Каким бы ни было зрение моих неизвестных противников, я перестал отличаться от слепого, едва закрыл за собой дверь в кладовую — само собой, никаких замков — и на ощупь двинулся ко второму ларю. Поднял одну из крышек и толкал от себя, пока не щелкнул стопор, удерживающий ее в вертикальном положении.
Мне не требовалось соблюдать тишину, забираясь в ларь, потому что те, кто хотел войти в конюшню, с такой силой лупили по бронзовым дверям, что они грохотали, словно колокола.
На внутренней поверхности крышки имелась шестидюймовая рукоятка с кнопкой на конце.
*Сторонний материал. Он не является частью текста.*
+  "v_bitop3_b32 " NAVGPU_F(e) ", %[u4], " NAVGPU_B(e) ", %[t4] bitop3:0x32\n\t"                           \
+  "v_or3_b32 " NAVGPU_B(a) ", " NAVGPU_B(a) ", %[u0], %[t0]\n\t"                                          \
+  "v_or3_b32 " NAVGPU_B(b) ", " NAVGPU_B(b) ", %[u1], %[t1]\n\t"                                          \
+  "v_or3_b32 " NAVGPU_B(c) ", " NAVGPU_B(c) ", %[u2], %[t2]\n\t"                                          \
+  "v_or3_b32 " NAVGPU_B(d) ", " NAVGPU_B(d) ", %[u3], %[t3]\n\t"                                          \
+  "v_or3_b32 " NAVGPU_B(e) ", " NAVGPU_B(e) ", %[u4], %[t4]\n\t"                                          \
+  "v_or3_b32 %[u0], " NAVGPU_F(a) ", " NAVGPU_F(b) ", " NAVGPU_F(c) "\n\t"                                \
+  "v_or3_b32 %[u0], %[u0], " NAVGPU_F(d) ", " NAVGPU_F(e) "\n\t"                                          \
+  "v_cmp_ne_u32_e64 %[c0], 0, %[u0]\n\t"                                                                  \
+  "s_or_b64 %[acc], %[acc], %[c0]\n\t"
+#define NAVGPU_ROWS_LEVEL_GROUP(g, Lw, a, b, c, d, Rw, P)                                                 \
+  "v_mov_b32 " P ", " NAVGPU_F(d) "\n\t"                                                                  \
+  "s_bitcmp1_b32 %[aw], " #g "\n\t"                                                                       \
+  "s_cbranch_scc0 1f\n\t"                                                                                 \
+  "v_alignbit_b32 %[u0], " NAVGPU_F(a) ", " Lw ", 31\n\t"                                                 \
+  "v_alignbit_b32 %[u1], " NAVGPU_F(b) ", " NAVGPU_F(a) ", 31\n\t"                                        \
+  "v_alignbit_b32 %[u2], " NAVGPU_F(c) ", " NAVGPU_F(b) ", 31\n\t"                                        \
+  "v_alignbit_b32 %[u3], " NAVGPU_F(d) ", " NAVGPU_F(c) ", 31\n\t"                                        \
+  "v_alignbit_b32 %[t0], " NAVGPU_F(b) ", " NAVGPU_F(a) ", 1\n\t"                                         \
+  "v_alignbit_b32 %[t1], " NAVGPU_F(c) ", " NAVGPU_F(b) ", 1\n\t"                                         \
+  "v_alignbit_b32 %[t2], " NAVGPU_F(d) ", " NAVGPU_F(c) ", 1\n\t"                                         \
+  "v_alignbit_b32 %[t3], " Rw ", " NAVGPU_F(d) ", 1\n\t"                                                  \
+  "v_or_b32_dpp %[u0], " NAVGPU_F(a) ", %[u0] wave_shr:1" NAVGPU_ROWS_DPP                                 \
+  "v_or_b32_dpp %[u1], " NAVGPU_F(b) ", %[u1] wave_shr:1" NAVGPU_ROWS_DPP                                 \
+  "v_or_b32_dpp %[u2], " NAVGPU_F(c) ", %[u2] wave_shr:1" NAVGPU_ROWS_DPP                                 \
+  "v_or_b32_dpp %[u3], " NAVGPU_F(d) ", %[u3] wave_shr:1" NAVGPU_ROWS_DPP                                 \
+  "v_or_b32_dpp %[t0], " NAVGPU_F(a) ", %[t0] wave_shl:1" NAVGPU_ROWS_DPP                                 \
+  "v_or_b32_dpp %[t1], " NAVGPU_F(b) ", %[t1] wave_shl:1" NAVGPU_ROWS_DPP                                 \
+  "v_or_b32_dpp %[t2], " NAVGPU_F(c) ", %[t2] wave_shl:1" NAVGPU_ROWS_DPP                                 \
+  "v_or_b32_dpp %[t3], " NAVGPU_F(d) ", %[t3] wave_shl:1" NAVGPU_ROWS_DPP                                 \
+  "v_bitop3_b32 " NAVGPU_F(a) ", %[u0], " NAVGPU_B(a) ", %[t0] bitop3:0x32\n\t"                           \
+  "v_bitop3_b32 " NAVGPU_F(b) ", %[u1], " NAVGPU_B(b) ", %[t1] bitop3:0x32\n\t"                           \
+  "v_bitop3_b32 " NAVGPU_F(c) ", %[u2], " NAVGPU_B(c) ", %[t2] bitop3:0x32\n\t"                           \
+  "v_bitop3_b32 " NAVGPU_F(d) ", %[u3], " NAVGPU_B(d) ", %[t3] bitop3:0x32\n\t"                           \
+  "v_or3_b32 " NAVGPU_B(a) ", " NAVGPU_B(a) ", %[u0], %[t0]\n\t"                                          \
+  "v_or3_b32 " NAVGPU_B(b) ", " NAVGPU_B(b) ", %[u1], %[t1]\n\t"                                          \
+  "v_or3_b32 " NAVGPU_B(c) ", " NAVGPU_B(c) ", %[u2], %[t2]\n\t"                                          \
+  "v_or3_b32 " NAVGPU_B(d) ", " NAVGPU_B(d) ", %[u3], %[t3]\n\t"                                          \
+  "v_or3_b32 %[u0], " NAVGPU_F(a) ", " NAVGPU_F(b) ", " NAVGPU_F(c) "\n\t"                                \
+  "v_or_b32_e32 %[u0], %[u0], " NAVGPU_F(d) "\n\t"                                                        \
+  "v_cmp_ne_u32_e64 %[c0], 0, %[u0]\n\t"                                                                  \
+  "s_or_b64 %[acc], %[acc], %[c0]\n\t"                                                                    \
+  "1:\n\t"
+#define NAVGPU_ROWS_LEVEL_REGS8                                                                                                             \
+  [b0] "+v"(b[0]), [b1] "+v"(b[1]), [b2] "+v"(b[2]), [b3] "+v"(b[3]), [b4] "+v"(b[4]), [b5] "+v"(b[5]), [b6] "+v"(b[6]), [b7] "+v"(b[7]), \
+      [f0] "+v"(f[0]), [f1] "+v"(f[1]), [f2] "+v"(f[2]), [f3] "+v"(f[3]), [f4] "+v"(f[4]), [f5] "+v"(f[5]), [f6] "+v"(f[6]), [f7] "+v"(f[7])
+#define NAVGPU_ROWS_LEVEL_REGS16                                                                                                                     \
+  NAVGPU_ROWS_LEVEL_REGS8, [b8] "+v"(b[8]), [b9] "+v"(b[9]), [b10] "+v"(b[10]), [b11] "+v"(b[11]), [b12] "+v"(b[12]), [b13] "+v"(b[13]),             \
+      [b14] "+v"(b[14]), [b15] "+v"(b[15]), [f8] "+v"(f[8]), [f9] "+v"(f[9]), [f10] "+v"(f[10]), [f11] "+v"(f[11]), [f12] "+v"(f[12]), [f13] "+v"(f[13]), \
+      [f14] "+v"(f[14]), [f15] "+v"(f[15])
+#define NAVGPU_ROWS_LEVEL_TEMPS                                                                                                              \
+  [u0] "=&v"(u0), [u1] "=&v"(u1), [u2] "=&v"(u2), [u3] "=&v"(u3), [u4] "=&v"(u4), [t0] "=&v"(t0), [t1] "=&v"(t1), [t2] "=&v"(t2), [t3] "=&v"(t3), \
+      [t4] "=&v"(t4), [acc] "+s"(acc), [c0] "=&s"(c0)
+static_assert(kRowsWindow == 5, "NAVGPU_ROWS_LEVEL_WINDOW is written out for five words");
+template <int W>
+__device__ __forceinline__ void rowsLevel(const uint32_t aw, uint64_t& acc, uint32_t* __restrict__ b, uint32_t* __restrict__ f) {
+  static_assert(W == 7 || W == 13, "one statement per row size, its words and windows written out");
+  uint32_t u0, u1, u2, u3, u4, t0, t1, t2, t3, t4;
   uint64_t c0;
-  asm volatile(NAVGPU_ROWS_GROUP_WORDS
-               "v_or3_b32 %[u0], %[f0], %[f1], %[f2]\n\t"
-               "v_or_b32_e32 %[u0], %[u0], %[f3]\n\t"
-               "v_cmp_ne_u32_e64 %[c0], 0, %[u0]\n\t"
-               "s_or_b64 %[acc], %[acc], %[c0]\n\t"
-               "1:\n\t"
-               : NAVGPU_ROWS_GROUP_REGS, [acc] "+s"(acc), [c0] "=&s"(c0)
-               : [aw] "s"(aw), [g] "n"(g), [L] "v"(L), [R] "v"(R)
-               : "scc");
-}
+  if constexpr (W == 7) {
+    asm volatile("s_bitcmp1_b32 %[aw], 9\n\t"
+                 "s_cbranch_scc1 12f\n\t"
+                 "s_bitcmp1_b32 %[aw], 8\n\t"
+                 "s_cbranch_scc0 20f\n\t"
+                 NAVGPU_ROWS_LEVEL_WINDOW(NAVGPU_F(0), 1, 2, 3, 4, 5, NAVGPU_F(6))
+                 "s_branch 9f\n\t"
+                 "20:\n\t"
+                 NAVGPU_ROWS_LEVEL_WINDOW("0", 0, 1, 2, 3, 4, NAVGPU_F(5))
+                 "s_branch 9f\n\t"
+                 "12:\n\t"
+                 "s_bitcmp1_b32 %[aw], 8\n\t"
+                 "s_cbranch_scc0 22f\n\t"
+                 NAVGPU_ROWS_LEVEL_GROUP(0, "0", 0, 1, 2, 3, NAVGPU_F(4), "%[u4]")
+                 NAVGPU_ROWS_LEVEL_GROUP(1, "%[u4]", 4, 5, 6, 7, "0", "%[t4]")
+                 "s_branch 9f\n\t"
+                 "22:\n\t"
+                 NAVGPU_ROWS_LEVEL_WINDOW(NAVGPU_F(1), 2, 3, 4, 5, 6, NAVGPU_F(7))
+                 "9:\n\t"
+                 : NAVGPU_ROWS_LEVEL_REGS8, NAVGPU_ROWS_LEVEL_TEMPS
+                 : [aw] "s"(aw)
+                 : "scc");
+  } else {
+    asm volatile("s_bitcmp1_b32 %[aw], 11\n\t"
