bool g_fuse_gn_stats = true;
bool g_fuse_geglu = true;
bool g_lowp_h1 = true;
bool g_gn_small = true;
bool g_lowp_residual = true;
bool g_raw_copies = true;
bool g_flash_attention = true;
bool g_attn_merged = true;
bool g_ffpo_merged = true;
bool g_qkv_fused = true;
static thread_local std::string g_last_error;
void set_last_error(const std::string& msg) { g_last_error = msg; }
const char* get_last_error() { return g_last_error.c_str(); }
// ... 700 lines not shown
                   const float* residual, float alpha, hipStream_t s, bool use_bias, float** cstats, bool r_lowp) {
  GemmParams p;
  p.dtype = dtype();
  p.A0 = a; p.a_f32 = a_is_f32 || p.dtype == DT_F32; p.C0 = w.K; p.lda0 = w.K;
  p.Bw = w.w; p.ldb = w.K;
  p.M = (int)rows; p.N = w.N;
  p.bias_n = use_bias ? w.b : nullptr;
  p.R = residual; p.ldr = w.N; p.r_lowp = (residual && r_lowp) ? 1 : 0;
  p.alpha = alpha;
  p.C = c; p.c_f32 = c_f32; p.ldc = w.N;
  if (cstats) return gemm_stats(p, cstats, s);
  return gemm(p, s);
}

int Engine::group_norm(const Act& x, const Act* x1, const DevNorm& n, float eps, int silu, int down, int B, void** out,
                       hipStream_t s, void** raw_out) {
  const int C = x.C + (x1 ? x1->C : 0);
  T2P_REQUIRE(C == n.C, "GroupNorm channel mismatch");
  T2P_REQUIRE(!x1 || x1->lowp == x.lowp, "concatenated sources must share a storage type");
  T2P_REQUIRE(!x.lowp || dtype() != DT_F32, "16-bit activations exist in the 16-bit modes only");
  if (x.pre_norm && !x1 && x.pre_for == &n && x.pre_silu == silu && !down && !raw_out) {
    *out = x.pre_norm;
    x.pre_norm = nullptr;
    return T2P_OK;
  }
  {
    GroupNormApplyArgs g;
    g.x0 = (const float*)x.p; g.x1 = x1 ? (const float*)x1->p : nullptr; g.C0 = x.C; g.C1 = x1 ? x1->C : 0;
    g.B = B; g.H = x.H; g.W = x.W; g.G = n.G; g.gamma = n.gamma; g.beta = n.beta; g.silu = silu; g.down = down;
    g.dtype = dtype(); g.x0_lowp = x.lowp; g.eps = eps;
    if (g_gn_small && gn_small_eligible(g)) {
// ... 39 lines not shown
    a.lowp_dtype = x.lowp ? dtype() : DT_F32;
    T2P_TRY(launch_gn_stats(a, s));
  }
  GroupNormApplyArgs g;
  g.x0 = a.x0; g.x1 = a.x1; g.C0 = a.C0; g.C1 = a.C1; g.B = B; g.H = x.H; g.W = x.W; g.G = n.G;
  g.stats = stats; g.gamma = n.gamma; g.beta = n.beta; g.silu = silu; g.down = down; g.dtype = dtype();
  g.x0_lowp = x.lowp;
  const size_t opix = (size_t)B * (down ? x.H / 2 : x.H) * (down ? x.W / 2 : x.W);
  POOL_GET(o, void*, opix * C * dtype_size(dtype()));
  g.out = o;
  if (raw_out) {
    *raw_out = pool_.get(opix * C * dtype_size(dtype()));
    if (!*raw_out) return T2P_ERR_HIP;
    g.raw_out = *raw_out;
  }
  T2P_TRY(launch_gn_apply(g, s));
  pool_.put(partial);
  pool_.put(stats);
  *out = o;
  return T2P_OK;
}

Если человек стоял перед ларем, то нажатием кнопки он снимал крышку со стопора и мог опустить ее на ларь.
Услышав, что колесики северной двери покатились по направляющим, я забрался в это не самое укромное из убежищ и опустил крышку, спрятавшись в ларе для фуража, в надежде, что на этот раз его содержимое не будет использовано для кормежки, как, несомненно, случалось раньше.
Сидя на полу ларя, спиной к дальней стенке, я обеими руками держался за рукоятки, приваренные к крышкам, надеясь удержать их на месте, если кто-то войдет в кладовую и попытается их открыть. Возможно, этот кто-то подумает, что от времени крышки деформировались, их заклинило и теперь нет никакой возможности оторвать хоть одну от ларя.